Before my involvement with The Center, I saw my role in advancing the civil rights of LGBT people as a sort of case-by-case improvement for the people I worked for. Where marriage equality wasn't extended, for example, I could care out some rights for one couple at a time with the right legal documents. Now, I see that there's a larger, subtler civil right in the ability to just walk into a place and watch TV, read a book, use the internet, or ask a question, all as your true and authentic self, without fear. That right (I think of it as "the right to be left alone") isn't available to everyone in our community everywhere we go. As a bisexual woman partnered with a man, I get the privilege of being left alone in this way when I go a lot of places. Nobody stares at me in the grocery store when I'm with my partner; nobody makes their children wait to go into a restaurant bathroom until after I come out. My work with The Center has shown me just how precious and fleeting that privilege can be, and how fundamentally unfair it is that not everyone can share it. My goal for The Center is for it to always be a place that can provide that right and privilege, even if nowhere else does.

Random question 1:  Whats the longest you've ever grown your hair?

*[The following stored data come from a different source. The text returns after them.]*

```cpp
// ... 280 lines not shown
        SkArgs a{};
        a.nseg = 1;
        a.seg[0] = SkSeg{g_of(*d, l) + (long)st * B * 4 * H, g->WuT[l - 1], 4L * H, 4L * H, 4 * H};
        a.M = B; a.R = 2 * H; a.H = H;
        a.out = g->dxu[l - 1] + (long)st * B * 2 * H; a.ldo = 2L * H;
        return launch_skinny<EPI_STORE>(a, s);
    };
    for (int l = top; l >= 0; --l) {
        rc = cell_bwd(l, L - 1, nullptr, nullptr, 0, -1);
        if (rc) return rc;
        if (l >= 1) {
            rc = upper_dx(l, L - 1);
            if (rc) return rc;
        }
    }
    for (int t = L - 1; t >= 0; --t) {
        float *dG_t = d->gates + (long)t * B * 4 * H;
        float *dxh_t = g->dxh + (long)t * B * XH;
        {
            SkArgs a{};
            a.nseg = 1;
            a.seg[0] = SkSeg{dG_t, g->WT, 4L * H, 4L * H, 4 * H};
            a.M = B; a.R = (int)XH; a.H = H;
            a.out = dxh_t; a.ldo = XH;
            a.stamps = sp_slot(t, 4);
            rc = launch_skinny<EPI_STORE>(a, s);
            if (rc) return rc;
        }
        const float *attn_t = d->attn + (long)t * d->attn_step;
        const float *dctx_rows = dxh_t;
        long dctx_ld = XH;
        if (NH > 1) {
            SkArgs a{};
            a.nseg = 1;
            a.seg[0] = SkSeg{dxh_t, g->WmT, XH, (long)Dv, Dv};
            a.M = B; a.R = NH * Dv; a.H = H;
            float *dctxh_t = g->dctxh + (long)t * BN * Dv;
            a.out = dctxh_t; a.ldo = (long)NH * Dv;
            rc = launch_skinny<EPI_STORE>(a, s);
            if (rc) return rc;
            dctx_rows = dctxh_t;
// ... 26 lines not shown
                     g->dq_part, g->dwe_part, g->dWp_part, g->dbe_part, d->attn_ld, Te, A, K, pl.tpb_b,
                     pl.KP, 1.f / d->temperature};
            a.stamps = sp_slot(t, 6);
            const dim3 grid(B, pl.tc_b);
            if (!pl.eb3_na) hipLaunchKernelGGL(energy_bwd_kernel2, grid, dim3(512), pl.lds_b, s, a);
            else if (pl.eb3_na == 2 && pl.eb3_km == 12) hipLaunchKernelGGL((energy_bwd_kernel3<2, 12>), grid, dim3(512), pl.lds_b3, s, a);
            else if (pl.eb3_na == 2) hipLaunchKernelGGL((energy_bwd_kernel3<2, 16>), grid, dim3(512), pl.lds_b3, s, a);
            else if (pl.eb3_km == 12) hipLaunchKernelGGL((energy_bwd_kernel3<5, 12>), grid, dim3(512), pl.lds_b3, s, a);
            else hipLaunchKernelGGL((energy_bwd_kernel3<5, 16>), grid, dim3(512), pl.lds_b3, s, a);
        }
        {
            const float *prev = t == 0 ? d->prev0 : d->attn + (long)(t - 1) * d->attn_step;
            CbArgs a{g->dconv, prev, d->Wc, g->dq_part, q_t, g->dprev, g->dWc_part, dq_pre_t,
                     t == 0 ? (long)Te : d->attn_ld, Te, K, d->ks, pl.tc_b, A, pl.nT, t > 0 ? 1 : 0};
            a.stamps = sp_slot(t, 7);
            hipLaunchKernelGGL(conv_bwd_kernel, dim3(B, pl.nT + K + 1), dim3(256), pl.lds_cb, s, a);
        }
        }
        if (t > 0) {
            for (int l = top; l >= 0; --l) {
                const float *hh = l == 0 ? dxh_t + Dv : g->dxu[l - 1] + (long)t * B * 2 * H + H;
                rc = cell_bwd(l, t - 1, dq_pre_t, hh, l == 0 ? XH : 2L * H, t);
                if (rc) return rc;
                if (l >= 1) {
                    rc = upper_dx(l, t - 1);
                    if (rc) return rc;
                }
            }
        }
        ASRK_LAUNCH_CHECK();
    }
    asrk_prof_end_(PROF_SPELLER, s);
    asrk_prof_launches_(PROF_SPELLER, (5L + 2 * (NL - 1) + (NH > 1)) * L - 1);
    return ASRK_OK;
}
```

end-to-end-asr-pytorch_amd/speller_ops.py:

```python
import ctypes
import os

import torch
from torch.autograd import Function

from . import _lib
from . import ops
from .ops import _L, _p, _stream, _f32c, _require_gpu, gemm, colsum, copy3d

c_int, c_i64, c_f32, c_vp = ctypes.c_int, ctypes.c_int64, ctypes.c_float, ctypes.c_void_p


class SpellerT(ctypes.Structure):
    _fields_ = ([(n, c_int) for n in ("B", "Te", "A", "Dv", "K", "ks", "H", "E", "L")]
                + [("temperature", c_f32), ("shared_kv", c_int)]
                + [(n, c_vp) for n in ("key", "value", "lens", "Wq", "bq", "Wc", "Wp", "we", "be", "W_ih",
                                       "W_hh", "b_ih", "b_hh", "eproj", "q", "conv", "attn")]
                + [("attn_ld", c_i64), ("attn_step", c_i64)]
                + [(n, c_vp) for n in ("ctx", "gates", "h", "c", "states", "e_scratch", "prev0", "row_mem")]
                + [("cell", c_int), ("nlayer", c_int)]
                + [(n, c_vp * 2) for n in ("Wu_ih", "Wu_hh", "bu_ih", "bu_hh", "hu", "cu", "gu")]
                + [("att_mode", c_int), ("nhead", c_int), ("Wm", c_vp), ("bm", c_vp), ("ctxh", c_vp)]
                + [("row_group", c_int)])


class SpellerBwdT(ctypes.Structure):
    _fields_ = ([(n, c_vp) for n in ("dstates", "dattn_seq", "WT", "WqT", "dkey", "dxh", "dq_pre", "dattn",
                                     "dprev", "dconv", "dq_part", "dwe_part", "dWp_part", "dbe_part",
                                     "dWc_part", "dc")]
                + [("tc", c_int)]
                + [(n, c_vp * 2) for n in ("WuT", "dxu", "dcu")]
                + [("WmT", c_vp), ("dctxh", c_vp)])


def _ptr(t):
    return t.data_ptr() if t is not None else None


MAX_LOOP_LAYERS = 3


def supported_train_loop(attention, decoder, training):
    if supported_loop(attention, decoder):
        return True
    if os.environ.get('ASRK_SPELLER', '1') == '0':
        return False
    att_ok = (attention.mode == 'loc' and attention.num_head == 1) or (attention.mode == 'dot' and attention.dim <= 512)
    dec_ok = decoder.layer == 1 or (decoder.enable_cell and decoder.layer <= MAX_LOOP_LAYERS
                                    and not (training and decoder.dropout > 0))
    return att_ok and dec_ok


def _set_slots(field, tensors):
    for i, t in enumerate(tensors):
# ... 81 lines not shown
        prev0 = uniform_attention(lens, Te) if not dot else torch.empty((1,), **f)
        d = SpellerT(B, Te, A, Dv, K, ks, H, E, L, float(temperature), 0,
                     _ptr(key), _ptr(value), _ptr(lens), _ptr(Wq), _ptr(bq), _ptr(Wc), _ptr(Wp), _ptr(we),
                     _ptr(be), _ptr(W_ih), _ptr(W_hh), _ptr(b_ih), _ptr(b_hh), _ptr(eproj), _ptr(tape['q']),
                     _ptr(tape['conv']), _ptr(att_seq), L * Te, Te, _ptr(tape['ctx']), _ptr(tape['gates']),
                     _ptr(tape['h']), _ptr(tape['c']) if cell == 0 else None, _ptr(states), _ptr(e_scratch),
                     _ptr(prev0))
        d.cell = int(cell)
        d.nlayer = NL
        d.att_mode, d.nhead = (1 if dot else 0), NH
        d.Wm, d.bm, d.ctxh = _ptr(Wm), _ptr(bm), (_ptr(tape['ctxh']) if NH > 1 else None)
        _set_slots(d.Wu_ih, upper[0::4]); _set_slots(d.Wu_hh, upper[1::4])
        _set_slots(d.bu_ih, upper[2::4]); _set_slots(d.bu_hh, upper[3::4])
        _set_slots(d.hu, [u['h'] for u in up_tape]); _set_slots(d.cu, [u['c'] for u in up_tape])
        _set_slots(d.gu, [u['g'] for u in up_tape])
        _lib.check(lib.asrk_speller_fwd_f32(ctypes.byref(d), _stream()), "speller_fwd")
        ctx.cell = int(cell)
        ctx.nlayer = NL
        ctx.nhead, ctx.dot = NH, dot
        ctx.merge = (Wm, tape['ctxh']) if NH > 1 else None
        ctx.dims = (B, Te, A, Dv, K, ks, H, E, L, float(temperature), teacher_emb.shape[1])
        ctx.save_for_backward(key, value, lens, emb_tm, Wq, bq, Wc, Wp, we, be, W_ih, W_hh, tape['q'],
                              tape['conv'], tape['ctx'], tape['gates'], tape['h'], tape['c'], att_seq, prev0,
                              *upper[0::4], *upper[1::4], *[u[n_] for n_ in ('h', 'c', 'g') for u in up_tape])
        ctx.weight_refs = tuple(t_ for t_ in (Wq, bq, Wc, Wp, we, be, W_ih, W_hh, b_ih, b_hh, Wm, bm) + tuple(upper)
                                if t_ is not None)
        ctx.consumed = False
        return states, att_seq

    @staticmethod
# ... 15 lines not shown
        dev = key.device
        f = dict(dtype=torch.float32, device=dev)
        In, XH, KW = E + Dv, Dv + H, 2 * ks + 1
        dstates = _f32c(dstates) if dstates is not None else ops.zeros((B, L, H), dev)
        datt = _f32c(datt_seq) if datt_seq is not None else None
        d = SpellerT(B, Te, A, Dv, K, ks, H, E, L, temperature, 0,
                     _ptr(key), _ptr(value), _ptr(lens), _ptr(Wq), _ptr(bq), _ptr(Wc), _ptr(Wp), _ptr(we),
                     _ptr(be), _ptr(W_ih), _ptr(W_hh), None, None, None, _ptr(q), _ptr(conv), _ptr(att_seq),
                     L * Te, Te, _ptr(ctx_all), _ptr(gates), _ptr(h), _ptr(c) if ctx.cell == 0 else None, None, None,
                     _ptr(prev0))
        d.cell = ctx.cell
        d.nlayer = NL
        d.att_mode, d.nhead = (1 if dot else 0), NH
        _set_slots(d.Wu_ih, Wu_ih); _set_slots(d.Wu_hh, Wu_hh)
        _set_slots(d.hu, hu); _set_slots(d.cu, cu); _set_slots(d.gu, gu)
        tc = c_int(0)
        _lib.check(lib.asrk_speller_plan(ctypes.byref(d), None, ctypes.byref(tc)), "speller_plan")
        tc = tc.value
        WT = torch.empty((XH, 4 * H), **f)
        transpose_into(W_ih[:, E:], In, 4 * H, Dv, WT, 4 * H)
        transpose_into(W_hh, H, 4 * H, H, WT[Dv:], 4 * H)
        WqT = torch.empty((NL * H, NA), **f)
        transpose_into(Wq, NL * H, NA, NL * H, WqT, NA)
        WmT = dctxh = None
        if NH > 1:
            Wm, ctxh_all = ctx.merge
            WmT = torch.empty((NH * Dv, Dv), **f)
            transpose_into(Wm, NH * Dv, Dv, NH * Dv, WmT, Dv)
            dctxh = torch.empty((L, B, NH * Dv), **f)
        WuT = []
# ... 243 lines not shown
```

include/asrk.h:

```cpp
#ifndef ASRK_H
#define ASRK_H

#include <stddef.h>
#include <stdint.h>

#ifdef __cplusplus
extern "C" {
#endif

#define ASRK_OK 0
#define ASRK_EINVAL (-1)
#define ASRK_ESHAPE (-2)
#define ASRK_EWORKSPACE (-3)
#define ASRK_EDEVICE (-4)
#define ASRK_ETIMEOUT (-5)

int asrk_version(void);
const char *asrk_strerror(int rc);
int asrk_init(int device);

void asrk_profile_enable(int on);
void asrk_profile_families(unsigned mask);
void asrk_profile_reset(void);
int asrk_profile_get(int id, double *total_ms, int64_t *launches);
// ... 173 lines not shown
    const float *Wq, *bq, *Wc, *Wp, *we, *be, *W_ih, *W_hh, *b_ih, *b_hh;
    const float *eproj;
    float *q, *conv, *attn;
    int64_t attn_ld, attn_step;
    float *ctx, *gates, *h, *c, *states, *e_scratch;
    const float *prev0;
    const int *row_mem;
    int cell;
    int nlayer;
    const float *Wu_ih[2], *Wu_hh[2], *bu_ih[2], *bu_hh[2];
    float *hu[2], *cu[2], *gu[2];
    int att_mode, nhead;
    const float *Wm, *bm;
    float *ctxh;
    int row_group;
} asrk_speller_t;
#define ASRK_SPELLER_MAX_LAYERS 3

typedef struct asrk_speller_bwd {
    const float *dstates, *dattn_seq, *WT, *WqT;
    float *dkey, *dxh, *dq_pre, *dattn, *dprev, *dconv, *dq_part, *dwe_part, *dWp_part, *dbe_part,
        *dWc_part, *dc;
    int tc;
    const float *WuT[2];
    float *dxu[2], *dcu[2];
    const float *WmT;
    float *dctxh;
} asrk_speller_bwd_t;

int asrk_speller_plan(const asrk_speller_t *dims, int *tc_fwd, int *tc_bwd);
// ... 172 lines not shown
```

Baseline: 533,700 frames/s.

## Co-schedule conv backward with next-step skinny GEMM and add MFMA dvalue kernel

```diff
diff --git a/end-to-end-asr-pytorch_amd/csrc/speller.hip b/end-to-end-asr-pytorch_amd/csrc/speller.hip
--- a/end-to-end-asr-pytorch_amd/csrc/speller.hip
+++ b/end-to-end-asr-pytorch_amd/csrc/speller.hip
@@ -71,21 +71,28 @@
     for (int j = 0; j < 8; ++j) v[j] = (valid && k + j < klen) ? row[k + j] : 0.f;
 }
 
+#define SK_STAMP(ph)                                                                                     \
+    do {                                                                                                 \
+        if (p.stamps && threadIdx.x == 0) {                                                              \
+            if (bid == 0) p.stamps[ph] = __builtin_readcyclecounter();                                   \
+            else if (bid == nblk - 1 && ((ph) == 0 || (ph) == 9))                                        \
+                p.stamps[(ph) == 0 ? 12 : 13] = __builtin_readcyclecounter();                            \
+        }                                                                                                \
+    } while (0)
 template <int MT, int EPI, int VEC>
-__global__ __launch_bounds__(SK_THREADS) void skinny_kernel(SkArgs p) {
-    __shared__ float red[SK_WAVES][MT][4][64];
+__device__ __forceinline__ void skinny_body(const SkArgs &p, const int bid, const int nblk, float (*red)[MT][4][64]) {
     const int tid = threadIdx.x, lane = tid & 63;
     const int wave = __builtin_amdgcn_readfirstlane(tid >> 6);
     const int slot = lane & 15, g = lane >> 4;
-    SP_STAMP(0);
+    SK_STAMP(0);
     int r;
     bool rvalid;
     if (EPI == EPI_LSTM_FWD) {
-        const int u = blockIdx.x * 4 + (slot >> 2);
+        const int u = bid * 4 + (slot >> 2);
         r = (slot & 3) * p.H + u;
         rvalid = u < p.H;
     } else {
-        r = blockIdx.x * 16 + slot;
+        r = bid * 16 + slot;
         rvalid = r < p.R;
     }
     f32x4 acc[MT][2];
@@ -99,11 +106,11 @@
         if (EPI == EPI_STORE || EPI == EPI_TANH_BIAS) {
 #pragma unroll
             for (int q = 0; q < 4; ++q) {
-                const int rr = blockIdx.x * 16 + (lane >> 4) * 4 + q;
+                const int rr = bid * 16 + (lane >> 4) * 4 + q;
                 e_in[q] = (rr < p.R && p.bias) ? p.bias[rr] : 0.f;
             }
         } else if (EPI == EPI_LSTM_FWD) {
-            const int u = blockIdx.x * 4 + (lane >> 4), H = p.H;
+            const int u = bid * 4 + (lane >> 4), H = p.H;
             if (u < H) {
 #pragma unroll
                 for (int q = 0; q < 4; ++q) {
@@ -118,7 +125,7 @@
             const int H = p.H;
 #pragma unroll
             for (int q = 0; q < 4; ++q) {
-                const int j = blockIdx.x * 16 + (lane >> 4) * 4 + q;
+                const int j = bid * 16 + (lane >> 4) * 4 + q;
                 if (j >= H) continue;
                 const float *gr = p.dG + (long)e_m * 4 * H + j;
                 e_in[q * 9 + 0] = p.add0 ? p.add0[(long)e_m * p.ld0 + j] : 0.f;
@@ -167,11 +174,11 @@
         for (int h = 0; h < 2; ++h) {
             const int sl = lrow + 8 * h;
             if (EPI == EPI_LSTM_FWD) {
-                const int u = blockIdx.x * 4 + (sl >> 2);
+                const int u = bid * 4 + (sl >> 2);
                 wrow[h] = (unsigned)((sl & 3) * p.H + u);
                 wok[h] = u < p.H;
             } else {
-                wrow[h] = (unsigned)(blockIdx.x * 16 + sl);
+                wrow[h] = (unsigned)(bid * 16 + sl);
                 wok[h] = (int)wrow[h] < p.R;
             }
         }
@@ -229,9 +236,9 @@
             f32x4 fw[2][2], fx[2][MT][2];
 #pragma unroll
             for (int j = 0; j < NB; ++j) SK_ISSUE(j, gw[j], gx[j]);
-            SP_STAMP(1);
+            SK_STAMP(1);
             stage(gw[0], gx[0], fw[0], fx[0]);
-            SP_STAMP(2);
+            SK_STAMP(2);
             SK_ISSUE(NB, gw[0], gx[0]);
 #define SK_STEP(u)                                                                                      \
     if (i0 + (u) >= mych) break;                                                                        \
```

My hair's really, really thick, so I don't like having it too long. When I was a little kid my mother made me grow it about halfway down my back - until she got tired of dealing with it, too!

Random question 2:  Do you often have a tune in your head you can't name?

It's not so much that I can't name the tune as that I think the lyrics are something completely different than what they really are.

Random question 3:  Whats your favorite food?

The one food I can never turn down for any reason is Vietnamese pho.